The liquid itself is very high in flavor so that you can feel the full flavor even with the nicotine shot inside and both bottles of boosters inside. If you wish to vape it without nicotine and no boosters you should use it on an RDA or add base to compensate on missing boosters and use it on any atomizer.
The price is same as any other premium brand, but we offer much more. You won't find any other brand that offers such high-quality liquids and such diverse and complex flavours at such a price.





Packaging

I was very impressed by the packaging and as well as 50ml of e-liquid you get plenty extra included. There was no nicotine with this range, but you receive a 10ml bottle of cloud boost, 10ml bottle of icy boost, mixing bottle and full instructions on using the boosts or adding (not supplied) nicotine shots.
These liquids can be diluted down with, boosts, nicotine, base or a combination by quite a lot as they are extremely strong, however after quite a bit of experimenting i found 40% dilution gave me the flavour i preferred (and i like strong flavours). Also during that experimentation i tried adding some of both boosts and used them individually and both work very well.





The Prepared E-Liquid For Testing

For the purpose of testing i diluted to the 40% as mentioned but used nicotine base and added VG for dilution. To achieve this in the mixing bottles i added 15ml of juice, 1ml of nicotine base (72mg) and 5ml of VG.

Starting liquid 70VG, 30PG, 0mg
Prepared Liquid (Approx) 75VG, 25PG, 3.5mg

Testing Equipment

I tested all 5 e-liquids on 2 sets of equipment. I also used fresh pre-wound coils for each test (i cleaned coils afterwards and will use myself again at some point)

Equipment

Smok T-Priv with Geekvape Zeus 0.45 (+/- 0.01) fused clapton 30W
Smoant Cylon with Digiflavor Drop 0.23 (+/- 0.02) duel fused claptons 55W








Blueberry Cheesecake





I am a blueberry fan but can find it quite a dry vape. Although it was a bit dry after a while of vaping this e-liquid was nowhere near as dry as passed blueberry based flavours i have tried. This was possibly due to the blueberry flavour being very sweet. The background of cream and hint of biscuit was very nice. The Exhale seemed to have the blueberry tailoring off leaving a taste of sweet cream and biscuit.

8.5/10

Strawberry Shortcake





This e-liquid compared to some in the range is quite simplistic. The strawberry taste was that of fresh strawberries with the shortcake being very present. On the exhale i found the fresh strawberries completely taking over.

8.5/10

Bubble Waffle





This e-liquid i found somewhat complex with a lot going on. I detected a slight biscuit and honey was definitely present in the background.
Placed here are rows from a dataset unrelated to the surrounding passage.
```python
def reduce_table(jobs) -> ctypes.Array:
    return (WgradJob * len(jobs))(*[WgradJob(ptr(j.ws), j.dw_ptr, j.db_ptr, j.M, j.K, j.N, j.slices) for j in jobs])


def flush():
    if not _open:
        return {}
    cur = torch.cuda.current_stream()
    for st in {j.stream for j in _open} - {cur}:
        cur.wait_stream(st)
    late = [j for j in _open if j.operands is not None]
    if late:
        operands = [j.operands for j in late]
        for j in late:
            j.slices, j.operands = _late_slices(len(late), j.M), None
        call("conan_linear_wgrad_slabs_batch", slab_table(late, operands), len(late), stream_ptr())
        for t in {t for o in operands for t in o if t is not None}:
            t.record_stream(cur)
    call("conan_wgrad_reduce_batch", reduce_table(_open), len(_open), stream_ptr())
    done = {j.weight_ptr: (j.dw_ptr, j.db_ptr) for j in _open}
    for j in _open:
        j.ws.record_stream(cur)
    _open.clear()
    _flushed.update(done)
    return done


def plain(g, x, M, K, N, md, weight, has_bias, rbf=None, gmax=None):
    ws = torch.empty(int(lib().conan_linear_wgrad_ws(M, K, N)), dtype=f32, device=g.device)
    dw, db = torch.empty(N, K, dtype=f32, device=g.device), torch.empty(N, dtype=f32, device=g.device) if has_bias else None
    defer = claim((weight.data_ptr(),), (K, N))
    late = defer and rbf is None and M <= _LATE_STAGE1_ROWS and not (gmax is not None and K > 64)
    if rbf is not None:
        dist, offset, coeff = rbf
        if defer:
            call("conan_rbf_wgrad_slabs", ptr(g), ptr(dist), M, ptr(offset, f32), K, coeff, N, ptr(md), ptr(ws), stream_ptr())
        else:
            call("conan_rbf_wgrad", ptr(g), ptr(dist), M, ptr(offset, f32), K, coeff, N, ptr(md), ptr(dw), ptr(db), ptr(ws), stream_ptr())
    elif gmax is not None and K > 64:
        call("conan_linear_wgrad_scaled", ptr(g), ptr(x), M, K, N, ptr(md), None if defer else ptr(dw), None if defer else ptr(db), ptr(ws),
             ptr(gmax), stream_ptr())
    elif not defer:
        call("conan_linear_wgrad", ptr(g), ptr(x), M, K, N, ptr(md), ptr(dw), ptr(db), ptr(ws), stream_ptr())
    elif not late:
        call("conan_linear_wgrad_slabs", ptr(g), ptr(x), M, K, N, ptr(md), ptr(ws), stream_ptr())
    if defer:
        _open.append(job(ws, dw, db, M, K, N, weight.data_ptr(), operands=(g, x, md) if late else None))
    return dw, db


def shared_x(gs, x, M, K, N, md, weights, has_bias):
    n = len(gs)
    usable = n > 1 and bool(lib().conan_wgrad_batchable(K, N)) and K > 64 and N <= 128 and M > _LATE_STAGE1_ROWS
    wptrs = [w.data_ptr() for w in weights]
    if usable and _open is not None:
        usable = len(set(wptrs)) == n and claim(wptrs, flush_if_pending=False)
    if not usable:
        return [plain(g, x, M, K, N, md, w, hb) for g, w, hb in zip(gs, weights, has_bias)]
    dev, wsz = x.device, int(lib().conan_linear_wgrad_ws(M, K, N))
    wss = [torch.empty(wsz, dtype=f32, device=dev) for _ in range(n)]
    dws = [torch.empty(N, K, dtype=f32, device=dev) for _ in range(n)]
    dbs = [torch.empty(N, dtype=f32, device=dev) if hb else None for hb in has_bias]
    jobs = [job(wss[q], dws[q], dbs[q], M, K, N, wptrs[q]) for q in range(n)]
    call("conan_linear_wgrad_slabs_batch", slab_table(jobs, [(g, x, md) for g in gs]), n, stream_ptr())
    if _open is not None:
        _open.extend(jobs)
    else:
        call("conan_wgrad_reduce_batch", reduce_table(jobs), n, stream_ptr())
    return list(zip(dws, dbs))


def filter_bwd(g, h1, dist, offset, coeff, w1, w2, M, md, gmax=None):
    (F, Gs), dev = w1.shape, g.device
    ws = torch.empty(int(lib().conan_filter_bwd_ws(M, Gs, F)), dtype=f32, device=dev)
    dw, db = torch.empty(F, Gs, dtype=f32, device=dev), torch.empty(F, dtype=f32, device=dev)
    defer = claim((w1.data_ptr(),))
    call("conan_filter_bwd", ptr(g), ptr(h1), ptr(dist), M, ptr(offset, f32), Gs, coeff, ptr(w2), F, ptr(md),
         None if defer else ptr(dw), None if defer else ptr(db), ptr(ws), ptr(gmax), stream_ptr())
    if defer:
        _open.append(job(ws, dw, db, M, Gs, F, w1.data_ptr(), slices=int(lib().conan_filter_bwd_slices(M))))
    return dw, db


def filter_bwd2(g, h1, dist, offset, coeff, w1, w2, M, md, gmax):
    (F, Gs), dev = w1.shape, g.device
    ws = torch.empty(int(lib().conan_filter_bwd2_ws(M, Gs, F)), dtype=f32, device=dev)
    slices = int(lib().conan_filter_bwd2_slices(M))
    dw1, db1 = torch.empty(F, Gs, dtype=f32, device=dev), torch.empty(F, dtype=f32, device=dev)
    dw2, db2 = torch.empty(F, F, dtype=f32, device=dev), torch.empty(F, dtype=f32, device=dev)
    p1, p2 = w1.data_ptr(), w2.data_ptr()
    defer = claim((p1, p2))
    call("conan_filter_bwd2", ptr(g), ptr(h1), ptr(dist), M, ptr(offset, f32), Gs, coeff, ptr(w2), F, ptr(md), ptr(gmax),
         None if defer else ptr(dw1), None if defer else ptr(db1), None if defer else ptr(dw2), None if defer else ptr(db2), ptr(ws), stream_ptr())
    if defer:
        cut = slices * (F * Gs + F)
        _open.extend([job(ws[:cut], dw1, db1, M, Gs, F, p1, slices=slices), job(ws[cut:], dw2, db2, M, F, F, p2, slices=slices)])
    return (dw1, db1), (dw2, db2)
# ... 1 lines not shown
```

Baseline: 117,300.

## Batch weight-gradient slab jobs through a persistent worklist kernel

Replaces the two-launch (narrow/wide) batched wgrad slab path with one persistent grid-stride worklist kernel. The grid is sized to resident occupancy, work units are sorted by row stages, and each block walks a flattened list of slice/tile units across jobs, sharing an external LDS buffer. It also adds an optional path that generates embedding one-hot rows inside the kernel instead of materialising them, but that path is off by default. The goal is fewer launches and better load balance, at the cost of one kernel padded to KT=128 even for narrow jobs and extra per-item index lookup.

Result: no change. 116,600 (-0.6%).

```diff
diff --git a/conan-fgw_amd/_lib.py b/conan-fgw_amd/_lib.py
--- a/conan-fgw_amd/_lib.py
+++ b/conan-fgw_amd/_lib.py
@@ -205,6 +205,10 @@
         "conan_fgw_bregman_bwd_workspace_bytes": (c_ll, [c_int, c_int, c_int]),
         "conan_fgw_bregman_bwd": (c_int, [_P] * 6 + [c_int, c_int, _D, _D, c_int, c_int, c_int] + [_P] * 13),
     },
+    "conan_fgw_hip_wgrad_batch.h": {
+        "conan_linear_wgrad_slabs_worklist": (c_int, [ctypes.POINTER(WgradSlabJob), c_int, _P, _P, c_int, c_int, _P]),
+        "conan_wgrad_worklist_resident": (c_int, [c_int]),
+    },
     "conan_fgw_hip_sinkhorn_hists.h": {
         "conan_sinkhorn_hists_max_hists": (c_int, [c_int, c_int]),
         "conan_sinkhorn_hists_lds_resident": (c_int, [c_int, c_int, c_int]),
diff --git a/conan-fgw_amd/csrc/gemm.hip b/conan-fgw_amd/csrc/gemm.hip
--- a/conan-fgw_amd/csrc/gemm.hip
+++ b/conan-fgw_amd/csrc/gemm.hip
@@ -1,4 +1,7 @@
+#include <algorithm>
+#include <vector>
 #include "fp_planes.h"
+#include "../../include/conan_fgw_hip_wgrad_batch.h"
 
 namespace {
 
@@ -232,17 +235,25 @@
 }
 
 
-template <int KT, bool RBF, bool H16 = false>
+template <int KT, bool RBF, bool H16 = false, bool EXT = false, bool ONEHOT = false>
 __device__ __forceinline__ void wgrad_lds_body(const float *__restrict__ g, const float *__restrict__ x, int M, int K, int N,
                                                float *__restrict__ slabs, float *__restrict__ bias_slabs,
                                                const int *__restrict__ m_dev, const float *__restrict__ dist,
                                                const float *__restrict__ offset, float coeff, int slice, int num_slices, int tile_n, int tile_k,
-                                               const float *__restrict__ gmax = nullptr) {
+                                               const float *__restrict__ gmax = nullptr, uint4 *ext_lds = nullptr,
+                                               const long long *__restrict__ z = nullptr, int z_pad = -1) {
     constexpr int ROWS = 16, RG = ROWS / 8, W = 128 + KT, FRAGS = RG * W, NF = (FRAGS + 255) / 256;
     constexpr int TNB = KT == 128 ? 2 : 1;
     constexpr int NPL = H16 ? 2 : 3;
     static_assert(W % 64 == 0, "a wave's 64 fragments share one row group and one operand");
-    __shared__ uint4 frag[2][NPL][RG][W];
+    static_assert(!(ONEHOT && (RBF || H16)), "one generated operand at a time");
+    uint4 (*frag)[NPL][RG][W];
+    if constexpr (EXT) {
+        frag = reinterpret_cast<uint4 (*)[NPL][RG][W]>(ext_lds);
+    } else {
+        __shared__ uint4 own[2][NPL][RG][W];
+        frag = own;
+    }
     if (m_dev) M = min(M, *m_dev);
     float gsc = 1.0f, gun = 1.0f;
     if constexpr (H16) grad_scale(*gmax, 0.f, gsc, gun);
@@ -263,6 +274,7 @@
     unsigned f_ldc[NF];
     bool f_act[NF], f_isg[NF], f_all[NF], f_on[NF];
     float f_off[NF], bsum[NF];
+    [[maybe_unused]] bool f_hot[NF];
 #pragma unroll
     for (int i = 0; i < NF; ++i) {
         const int fb = 64 * wave + 256 * i;
@@ -277,6 +289,7 @@
         f_ldc[i] = f_on[i] ? (unsigned)cc : 0u;
         f_off[i] = (RBF && !f_isg[i] && f_on[i]) ? offset[cc] : 0.f;
         bsum[i] = 0.f;
+        if constexpr (ONEHOT) f_hot[i] = f_isg[i] && f_on[i] && cc != z_pad;
     }
     float stA[NF][8], stB[NF][8];
     auto fetch = [&](float (&st)[NF][8], int m0) {
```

In the foreground strawberry and Vanilla are fighting it out for supremacy (The battle was very pleasant for the taste buds). The strawberry here was more of a strawberry jam or syrup. The Exhale saw the background fade away and the strawberry and vanilla seemed to blend into one flavour. This is a very well crafted e-liquid.

9.5/10

Lemon Lush Pie





I was expecting a lemon tart or lemon meringue pie with this e-liquid and was really looking forward to trying it. The flavour was nice enough but could simply detect Lemon and sweet cream. It did have a hint of sour from the lemon but by the exhale the sweetness of the cream came through making the lemon quite sweet also.

8/10

Donut Cone Ice Cream





A good job has been made here of getting the cone flavour spot on. Up front is a very creamy vanilla ice cream and there's definite detection of caramel. On the Exhale the caramel comes to the fore but both the ice cream and cone stay present in the background. I found this e-liquid again very well crafted.

9/10

Conclusion

I was very impressed with the range of e-liquids and very much enjoyed all five flavours. The Lemon lush Pie would be my least favourite but only down to having a couple of other lemon flavours as long time favourites of mine and the Lush Pie was nice enough but not quite up there. The Bubble Waffle and Donut Cone Ice Cream are both very well crafted e-liquids. The Blueberry Cheesecake is the nicest blueberry i have tried and finally the very simple Strawberry Shortcake leaves a nice aftertaste of fresh strawberries. 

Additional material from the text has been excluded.